Thompson made an essentially similar point about complex systems, declaring the physicist or mathematician can be expected to 'give us perfectly satisfying expressions for the form of a wave, or even a heap of sand', but not to 'define the form of any particular wave of the sea, nor the actual form of any mountain-peak or hill'. As it happens, we now know that even the humble sand pile to which additional grains are added is an unpredictable system in which a poised state of self-organised criticality is suddenly overwhelmed by avalanches of an unpredictable nature. In the case of the organic forms that manifest life in such complex environments, Thompson realised that the goal of total formulation is even more distant.

The organic forms which we can define, more or less precisely, in mathematical terms, and afterwards proceed to explain and to account for in terms of force, are of many kinds, as we have seen; but nevertheless they are few in number compared with Nature's all but infinite variety. The reason for this is not far to seek. The living organism represents, or occupies, a field of force which is never simple, and which as a rule is of immense complexity. And just as in the very simplest of actual cases we meet with a departure from such symmetry as could only exist under conditions of ideal simplicity, so do we pass quickly to cases where the interference of numerous, though still perhaps very simple, causes leads to a resultant which lies beyond our powers of analysis.

What Cook and Thompson were intuiting was a form of mathematics as yet unknown, the mathematics of chaos, in which combinations of Thompson's 'very simple causes' when processed through successive iterations using powerful, modern computers result in patterns of behaviour that are unpredictable yet not random; that is to say that they oscillate within states that can be mapped onto flat graphs and beguilingly in 3-d computer graphics, but whose actual outcomes lie within the dynamics of process itself rather than being subject to any strict forecast. The graphic renderings of chaotic systems often display fractal qualities, which means that they exhibit similar configurations at all possible scales, however far we 'zoom in' to the pattern ñ an entrancing peculiarity familiar to us through the famous Mandelbrot sets (Fig 1). Computer expositions of chaos help us look again at old phenomena and witness the new revelations of science and technology with freshly attuned understanding (fig 2).

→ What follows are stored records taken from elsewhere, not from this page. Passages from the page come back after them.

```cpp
template <int NT, int CIN, int R, int NA, int NB>
MIGAN_GLOBAL void MIGAN_LAUNCH_BOUNDS((NA + NB) * 64, (NA + NB) / 4) sepconv_pipedown_kernel(const SepArgs p) {
  typedef DownLds<NT, CIN, R> L;
  constexpr int AT = NA * 64, KC = 16, QC = 4, LG_QC = 2, NKC = L::NKC, MT = 64, GH = 4, GW = 16, lgGW = 4;
  constexpr int IGH = 12, IGW = 36, NPIXW = IGH * IGW, NITEMS = NPIXW * QC, DH = 10, DW = 34, DH2 = 5, DWP = L::DWP;
  constexpr int DNI = (NITEMS + AT - 1) / AT;
  constexpr bool WRES = L::WRES;
  constexpr int DNB = (4 * NT + AT - 1) / AT;
  static_assert(NB == 4 || NB == 8, "2 row blocks x 2 or 4 column groups");
  constexpr int NTIW = NT * 2 / (32 * NB);
  constexpr bool DEFER = NTIW <= 2;
  static_assert(NTIW <= NKC, "one epilogue block per K step");
  static_assert(NT == 128 || NT == 256, "one workgroup owns 128 or 256 output channels");
  static_assert(R == 2, "two-slot ring");
  static_assert(L::template total<NB>() <= 160 * 1024, "LDS budget");
  MIGAN_DYN_SMEM(smem);
  char* const lds = reinterpret_cast<char*>(smem);
  constexpr int IN_SLOT = L::IN_SLOT, OFF_D = L::OFF_D, OFF_A = L::OFF_A, OFF_B = L::OFF_B, OFF_W = L::OFF_W, OFF_T = L::OFF_T;

  const int tid = threadIdx.x;
  const int lane = tid & 63;
  const int wave_u = MIGAN_UNIFORM(tid >> 6);
  const bool groupA = tid < AT;
  const int HO = p.H >> 1, WO = p.W >> 1;

  const int ntiles = p.tiles_x * p.tiles_y * p.nchunks * p.B;
  const int xcd = (int)blockIdx.x & 7;
  const int tq = ntiles >> 3, tr = ntiles & 7;
  const int tcnt = tq + (xcd < tr ? 1 : 0);
  const int tbase = xcd < tr ? xcd * (tq + 1) : tr * (tq + 1) + (xcd - tr) * tq;
  const int tstep = ((int)gridDim.x + 7 - xcd) >> 3;
  const int tl0 = (int)blockIdx.x >> 3;
  const int T = tl0 < tcnt ? (tcnt - tl0 + tstep - 1) / tstep : 0;
  if (T == 0) return;
  const int G = T * NKC;
  PPROF_BEGIN();
  struct TileCur {
    int n, x, y, b;
  };
  const int st_n = tstep % p.nchunks, st_r1 = tstep / p.nchunks;
  const int st_x = st_r1 % p.tiles_x, st_r2 = st_r1 / p.tiles_x;
  const int st_y = st_r2 % p.tiles_y, st_b = st_r2 / p.tiles_y;
  TileCur tile0;
  {
    int t = tbase + tl0;
    tile0.n = t % p.nchunks; t /= p.nchunks;
    tile0.x = t % p.tiles_x; t /= p.tiles_x;
    tile0.y = t % p.tiles_y;
    tile0.b = t / p.tiles_y;
  }
  auto tile_next = [&](TileCur& c) {
    int carry = 0;
    c.n += st_n;
    if (c.n >= p.nchunks) { c.n -= p.nchunks; carry = 1; }
    c.x += st_x + carry; carry = 0;
    if (c.x >= p.tiles_x) { c.x -= p.tiles_x; carry = 1; }
    c.y += st_y + carry; carry = 0;
    if (c.y >= p.tiles_y) { c.y -= p.tiles_y; carry = 1; }
    c.b += st_b + carry;
  };

  if (groupA) {
    MIGAN_SETPRIO(2);
    const int lt = tid;
    float* const w_s = reinterpret_cast<float*>(lds + OFF_W);
    float* const d_s = reinterpret_cast<float*>(lds + OFF_D);
    for (int i = lt; i < CIN * 9 / 4; i += AT) {
      const f4 v = ld4(p.wdw + i * 4);
#pragma unroll
      for (int e = 0; e < 4; ++e) {
        const int f = i * 4 + e, ch = f / 9, tap = f - ch * 9;
        w_s[(ch >> 4) * 160 + tap * 16 + (ch & 15)] = v[e];
      }
    }
    for (int i = lt; i < CIN / 4; i += AT) st4(w_s + ((i * 4) >> 4) * 160 + 144 + ((i * 4) & 15), ld4(p.bdw + i * 4));

    const MIGAN_BUF wbuf = MIGAN_MAKE_BUF(p.wsplit, (unsigned)(2 * p.CO * CIN) * 2u);
    const bool bshort = MIGAN_UNIFORM((DNB - 1) * AT + wave_u * 64) >= 4 * NT;
    unsigned dboff[DNB];
#pragma unroll
    for (int j = 0; j < DNB; ++j) {
      const int u = lt + j * AT;
      const int plane = u / (2 * NT), rem = u % (2 * NT);
      dboff[j] = (unsigned)(plane * p.CO * CIN + (rem >> 1) * 32 + (rem & 1) * 8) * 2u;
    }
    auto dma_b = [&](int n0_, int chunk, int buf) {
      float* bb = reinterpret_cast<float*>(lds + OFF_B + buf * L::B_CHUNK);
      const unsigned soff = (unsigned)((chunk >> 1) * 32 * p.CO + n0_ * 32 + (chunk & 1) * 16) * 2u;
#pragma unroll
      for (int j = 0; j < DNB; ++j)
        if (j + 1 < DNB || !bshort) MIGAN_LDS_DMA16(wbuf, dboff[j], soff, bb + (j * AT + wave_u * 64) * 4);
    };
    const bool dshort = MIGAN_UNIFORM((DNI - 1) * AT + wave_u * 64) >= NITEMS;
    unsigned dgoff[DNI], drel[DNI], tile_soff = 0;
#pragma unroll
    for (int j = 0; j < DNI; ++j) {
      const int i = lt + j * AT;
      drel[j] = 0xfffff000u;
      if (i < NITEMS) {
        const int c4 = i & (QC - 1), pix = i >> LG_QC;
        drel[j] = (unsigned)(((pix / IGW) * p.W + (pix % IGW)) * CIN + c4 * 4) * 4u;
      }
    }
    auto make_dgoff = [&](int gy0_, int gx0_) {
      const int iy0 = 2 * gy0_ - 2, ix0 = 2 * gx0_ - 2;
      if (iy0 >= 0 && iy0 + IGH <= p.H && ix0 >= 0 && ix0 + IGW <= p.W) {
#pragma unroll
        for (int j = 0; j < DNI; ++j) dgoff[j] = drel[j];
        tile_soff = (unsigned)((iy0 * p.W + ix0) * CIN) * 4u;
        return;
      }
      tile_soff = 0;
#pragma unroll
      for (int j = 0; j < DNI; ++j) {
        const int i = lt + j * AT;
        unsigned g = 0xfffff000u;
        if (i < NITEMS) {
          const int c4 = i & (QC - 1), pix = i >> LG_QC;
          const int yy = iy0 + pix / IGW, xx = ix0 + pix % IGW;
          if (yy >= 0 && yy < p.H && xx >= 0 && xx < p.W) g = (unsigned)((yy * p.W + xx) * CIN + c4 * 4) * 4u;
        }
        dgoff[j] = g;
      }
    };
    const unsigned img_bytes = (unsigned)(p.H * p.W * CIN) * 4u;
    auto dma_in = [&](int b0_, int chunk, int slot) {
      float* in_s = reinterpret_cast<float*>(lds + slot * IN_SLOT);
      const MIGAN_BUF xbuf = MIGAN_MAKE_BUF(reinterpret_cast<const char*>(p.x) + (size_t)b0_ * img_bytes, img_bytes);
#pragma unroll
      for (int j = 0; j < DNI; ++j)
        if (j + 1 < DNI || !dshort) MIGAN_LDS_DMA16(xbuf, dgoff[j], tile_soff + (unsigned)(chunk * KC) * 4u, in_s + (j * AT + wave_u * 64) * 4);
    };
    auto stage1 = [&](int slot, int chunk, int gy0_, int gx0_) {
      const float* in_s = reinterpret_cast<const float*>(lds + slot * IN_SLOT);
      const float* wc = w_s + chunk * 160;
      const int c4 = lt & (QC - 1);
      f4 w[9];
#pragma unroll
      for (int tap = 0; tap < 9; ++tap) w[tap] = ld4(wc + tap * KC + c4 * 4);
      const f4 bias = ld4(wc + KC * 9 + c4 * 4);
      const int yim0 = 2 * gy0_ - 1, xim0 = 2 * gx0_ - 1;
      for (int it = lt; it < DH2 * DW * QC; it += AT) {
        const int r = it >> LG_QC;
        const int dx = r % DW, dy0 = 2 * (r / DW);
        const float* ip = in_s + (dy0 * IGW + dx) * KC + c4 * 4;
        f4 win[4][3];
#pragma unroll
        for (int rr = 0; rr < 4; ++rr) {
          win[rr][0] = ld4(ip); win[rr][1] = ld4(ip + KC); win[rr][2] = ld4(ip + 2 * KC);
          ip += IGW * KC;
        }
        const int xim = xim0 + dx;
        const bool colin = xim >= 0 && xim < p.W;
        float* dp = d_s + ((dy0 * 2 + (dx & 1)) * DWP + (dx >> 1)) * KC + c4 * 4;
        f4 dv[2];
#pragma unroll
        for (int o = 0; o < 2; ++o) {
          f4 sacc = bias;
#pragma unroll
          for (int ky = 0; ky < 3; ++ky)
#pragma unroll
            for (int kx = 0; kx < 3; ++kx) sacc += w[ky * 3 + kx] * win[o + ky][kx];
          const int yim = yim0 + dy0 + o;
          dv[o] = f4{0.f, 0.f, 0.f, 0.f};
          if (colin && yim >= 0 && yim < p.H) dv[o] = act4(sacc);
        }
        st4(dp, 0.125f * dv[0] + 0.375f * dv[1]);
        st4(dp + 2 * DWP * KC, 0.375f * dv[0] + 0.125f * dv[1]);
      }
    };
    auto stage2 = [&](int abuf) {
      char* a_b = lds + OFF_A + abuf * L::A_BUF;
      for (int it = lt; it < MT * QC; it += AT) {
        const int c4 = it & (QC - 1), m = it >> LG_QC;
        const int ox = m & (GW - 1), oy = m >> lgGW;
        const float* dp = d_s + ((2 * oy) * 2 * DWP + ox) * KC + c4 * 4;
        f4 a = {0.f, 0.f, 0.f, 0.f};
#pragma unroll
        for (int kx = 0; kx < 4; ++kx) {
          const float fx = (kx == 0 || kx == 3) ? 0.125f : 0.375f;
          const float* q = dp + ((kx & 1) * DWP + (kx >> 1)) * KC;
          a += fx * (ld4(q) + ld4(q + 3 * 2 * DWP * KC));
        }
        u2v h1, h2;
        split2_f16(a * kF16AScale, h1, h2);
        char* d = a_b + m * 32 + c4 * 8;
        *reinterpret_cast<u2v*>(d) = h1;
        *reinterpret_cast<u2v*>(d + MT * 32) = h2;
      }
    };

    int is = 0, ic = 0, ik = 0, ib0 = 0, in0 = 0, igy0 = 0, igx0 = 0;
    TileCur itc = tile0;
    auto icoords = [&]() { in0 = itc.n * NT; ib0 = itc.b; igy0 = itc.y * GH; igx0 = itc.x * GW; };
    icoords();
    make_dgoff(igy0, igx0);
    auto issue = [&]() {
      if (is < G) {
        dma_in(ib0, ic, is & 1);
        ++is;
        if (++ic == NKC) {
          ic = 0;
          if (++ik < T) { tile_next(itc); icoords(); make_dgoff(igy0, igx0); }
        }
      }
    };
    int bs = 0, bc = 0, bk = 0, bn0 = in0;
    TileCur btc = tile0;
    auto issue_b = [&]() -> bool {
      if (bs >= G) return false;
      dma_b(bn0, bc, bs & 1);
      ++bs;
      if (++bc == NKC) {
        bc = 0;
        if (++bk < T) { tile_next(btc); bn0 = btc.n * NT; }
      }
      return true;
    };
    int dk = 0, dc = 0, dgy0 = igy0, dgx0 = igx0;
    TileCur dtc = tile0;
    auto dadvance = [&]() {
      if (++dc == NKC) {
        dc = 0;
        if (++dk < T) { tile_next(dtc); dgy0 = dtc.y * GH; dgx0 = dtc.x * GW; }
      }
    };
    if constexpr (WRES) {
#pragma unroll
      for (int c = 0; c < NKC; ++c) dma_b(in0, c, c);
    } else {
      issue_b();
      issue_b();
    }
    issue();
    issue();
    if (dshort) MIGAN_WAIT_VMCNT(DNI - 1); else MIGAN_WAIT_VMCNT(DNI);
    MIGAN_BARRIER_LDS();
    stage1(0, 0, dgy0, dgx0);
    MIGAN_BARRIER_LDS();
    stage2(0);
    dadvance();
    MIGAN_WAIT_VMCNT(0);
    MIGAN_BARRIER_LDS();
    for (int g = 0; g < G; ++g) {
      issue();
      PPROF_MARK(0);
      if (g + 1 < G) stage1((g + 1) & 1, dc, dgy0, dgx0);
      PPROF_MARK(1);
      MIGAN_BARRIER_LDS();
      PPROF_MARK(3);
      if (g + 1 < G) { stage2((g + 1) & 1); dadvance(); }
      PPROF_MARK(14);
      bool newer = false;
      if constexpr (!WRES) newer = issue_b();
      if (newer && !bshort) MIGAN_WAIT_VMCNT(DNB); else if (newer && DNB > 1) MIGAN_WAIT_VMCNT(DNB > 1 ? DNB - 1 : 0); else MIGAN_WAIT_VMCNT(0);
      PPROF_MARK(2);
      MIGAN_BARRIER_LDS();
      PPROF_MARK(3);
    }
    PPROF_END(AT);
    return;
  }

  const int wb = wave_u - NA;
  const int rb = wb & 1, cb = wb >> 1;
  const int l31 = lane & 31, half = lane >> 5;
  f16v acc[NTIW], accp[DEFER ? NTIW : 1];
#pragma unroll
  for (int j = 0; j < NTIW; ++j)
#pragma unroll
    for (int r = 0; r < 16; ++r) { acc[j][r] = 0.0f; if (DEFER) accp[j][r] = 0.0f; }
  auto mfma_chunk = [&](int abuf, int bbuf, bool first) {
    const char* ab = lds + OFF_A + abuf * L::A_BUF + (rb * 32 + l31) * 32 + half * 16;
    const char* bb = lds + OFF_B + bbuf * L::B_CHUNK + half * 16;
    const f4 a_hi = ld4(reinterpret_cast<const float*>(ab)), a_lo = ld4(reinterpret_cast<const float*>(ab + MT * 32));
    f4 b_hi[NTIW], b_lo[NTIW];
#pragma unroll
    for (int j = 0; j < NTIW; ++j) {
      const char* q = bb + ((cb * NTIW + j) * 32 + l31) * 32;
      b_hi[j] = ld4(reinterpret_cast<const float*>(q));
      b_lo[j] = ld4(reinterpret_cast<const float*>(q + NT * 32));
      if (first) acc[j] = f16v{0.f, 0.f, 0.f, 0.f, 0.f, 0.f, 0.f, 0.f, 0.f, 0.f, 0.f, 0.f, 0.f, 0.f, 0.f, 0.f};
    }
#pragma unroll
    for (int j = 0; j < NTIW; ++j) acc[j] = MIGAN_MFMA_F16_32X32X16(a_lo, b_hi[j], acc[j]);
#pragma unroll
    for (int j = 0; j < NTIW; ++j) acc[j] = MIGAN_MFMA_F16_32X32X16(a_hi, b_lo[j], acc[j]);
#pragma unroll
    for (int j = 0; j < NTIW; ++j) acc[j] = MIGAN_MFMA_F16_32X32X16(a_hi, b_hi[j], acc[j]);
  };
  const float acc_scale = reinterpret_cast<const float*>(p.wsplit)[-4];
  const float gain_s = 1.41421356237309515f * acc_scale;
  const size_t img_out_bytes = (size_t)HO * WO * p.CO * 4;
  int ck = 0, cn0 = 0, cb0 = 0, cgy0 = 0, cgx0 = 0, pn0 = 0, pb0 = 0, pgy0 = 0, pgx0 = 0;
  TileCur ctc = tile0;
  auto ccoords = [&]() { cn0 = ctc.n * NT; cb0 = ctc.b; cgy0 = ctc.y * GH; cgx0 = ctc.x * GW; };
  ccoords();
  float* const t_s = reinterpret_cast<float*>(lds + OFF_T) + wb * (32 * 32);
  const int q4 = lane & 7, prow = lane >> 3;
  int twr[4];
  {
    const int u = (l31 >> 2) ^ (2 * half);
#pragma unroll
    for (int v = 0; v < 4; ++v) twr[v] = (4 * half) * 32 + ((u ^ ((v & 1) + 4 * (v >> 1))) << 2) + (l31 & 3);
  }
  const int trd0 = prow * 32 + ((q4 ^ (prow >> 1)) << 2), trd1 = prow * 32 + ((q4 ^ (prow >> 1) ^ 4) << 2);
  auto stage_block = [&](const f16v& a) {
    MIGAN_WAVE_SYNC();
#pragma unroll
    for (int r = 0; r < 16; ++r) t_s[twr[((r >> 1) & 1) + 2 * ((r >> 2) & 1)] + ((r & 3) + 8 * (r >> 2)) * 32] = a[r];
    MIGAN_WAVE_SYNC();
  };
  f4 tv[4];
  auto fetch_block = [&]() {
#pragma unroll
    for (int q = 0; q < 4; ++q) tv[q] = ld4(t_s + ((q & 1) ? trd1 : trd0) + q * 8 * 32);
  };
  auto finish_block = [&](int j) {
    char* yb = reinterpret_cast<char*>(p.y) + (size_t)pb0 * img_out_bytes;
    const unsigned pix0 = (unsigned)((pgy0 + 2 * rb) * WO + pgx0 + prow);
#pragma unroll
    for (int q = 0; q < 4; ++q) {
      const f4 v = act4g(tv[q], gain_s);
      const unsigned pix = pix0 + (unsigned)((q >> 1) * WO + (q & 1) * 8);
      Io<0>::st(yb, (pix * (unsigned)p.CO + (unsigned)(pn0 + (cb * NTIW + j) * 32 + q4 * 4)) * 4u, v);
    }
  };
  auto hand_over = [&]() {
    pn0 = cn0; pb0 = cb0; pgy0 = cgy0; pgx0 = cgx0;
    if constexpr (DEFER) {
      stage_block(acc[0]);
#pragma unroll
      for (int j = 1; j < NTIW; ++j) accp[j] = acc[j];
    } else {
#pragma unroll
      for (int j = 0; j < NTIW; ++j) {
        stage_block(acc[j]);
        fetch_block();
        finish_block(j);
      }
    }
    if (++ck < T) { tile_next(ctc); ccoords(); }
  };
  MIGAN_BARRIER_LDS();
  MIGAN_BARRIER_LDS();
  MIGAN_BARRIER_LDS();
  if constexpr (!DEFER) {
    for (int t = 0; t < T; ++t) {
#pragma unroll
      for (int c = 0; c < NKC; ++c) {
        PPROF_MARK(7);
        mfma_chunk(c & 1, WRES ? c : (c & 1), c == 0);
        PPROF_MARK(4);
        MIGAN_BARRIER_LDS();
        PPROF_MARK(6);
        if (c == NKC - 1) hand_over();
        PPROF_MARK(9);
        MIGAN_BARRIER_LDS();
        PPROF_MARK(6);
      }
    }
    PPROF_END(AT);
    return;
  } else {
#pragma unroll
  for (int c = 0; c < NKC; ++c) {
    mfma_chunk(c & 1, WRES ? c : (c & 1), c == 0);
    MIGAN_BARRIER_LDS();
    if (c == NKC - 1) hand_over();
    MIGAN_BARRIER_LDS();
  }
  for (int t = 1; t < T; ++t) {
#pragma unroll
    for (int c = 0; c < NKC; ++c) {
      PPROF_MARK(7);
      mfma_chunk(c & 1, WRES ? c : (c & 1), c == 0);
      PPROF_MARK(4);
      MIGAN_BARRIER_LDS();
      PPROF_MARK(6);
      if (c < NTIW) {
        fetch_block();
        finish_block(c);
        if (c + 1 < NTIW) stage_block(accp[c + 1 < NTIW ? c + 1 : 0]);
      }
      PPROF_MARK(9);
      if (c == NKC - 1) hand_over();
      PPROF_MARK(7);
      MIGAN_BARRIER_LDS();
      PPROF_MARK(6);
    }
  }
#pragma unroll
  for (int j = 0; j < NTIW; ++j) {
    fetch_block();
    finish_block(j);
    if (j + 1 < NTIW) stage_block(accp[j + 1 < NTIW ? j + 1 : 0]);
  }
  PPROF_MARK(9);
  PPROF_END(AT);
  }
}

}
```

Cook is also of use to us in the present context because he drew attention to the commonality of certain 'natural' patterns across artefacts from many different cultures, often remote in time and place. His specific concern was the spiral, which he illustrated in examples from prehistoric and later civilisations across the continents, but it is fully possible to conduct a similar exercise for other archetypal configurations, such as wave-forms, concentric curvilinear figures (fig 3), cellular boxes and rectangles, and zigzags. These recurrent motifs are especially conspicuous in art forms that exhibit high levels of abstraction and schematisation, either in figurative genres or non-figurative decoration. European art in its most descriptively naturalistic phases, from the Renaissance onwards, did not so much suppress such patterns as limit their primary expression to the decorative peripheries of the 'applied arts', while the 'fine arts' dedicated themselves to an elaborate evocation of optical appearance in which these motifs generally featured as implicit orders immersed within the total texture of naturalism. Before the advent of Modernism, only exceptionally were the implicit geometries of form and process pushed into the foreground of the spectator's attention. Leonardo da Vinci (fig4) and Durer were the most conspicuous exceptions. Only with some of the more overtly nature-derived abstractionism of the early twentieth century, epitomised at the highest level by Mondrian (fig 5), did the basic fields of force underlying appearance become the primary subject of the representation. Where the patterns of standing waves in a Monet seascape (fig 6) were but a component of the visual texture of the scene, in Mondrian's pictorial field the conjunction of the co-ordinates of vertical and horizontal forces become the prime organisational elements. This move was in part related to an interest in non-Western and pre-historic art, but it was more profoundly driven by the direct or indirect impact of the abstract orders being revealed by new modes of scientific examination. Atomic physics, in particular, was disclosing a world of dynamics on such a small scale as to have no readily apparent connection with the optically visible realities of earlier science, even when using such aids as microscopes and telescopes.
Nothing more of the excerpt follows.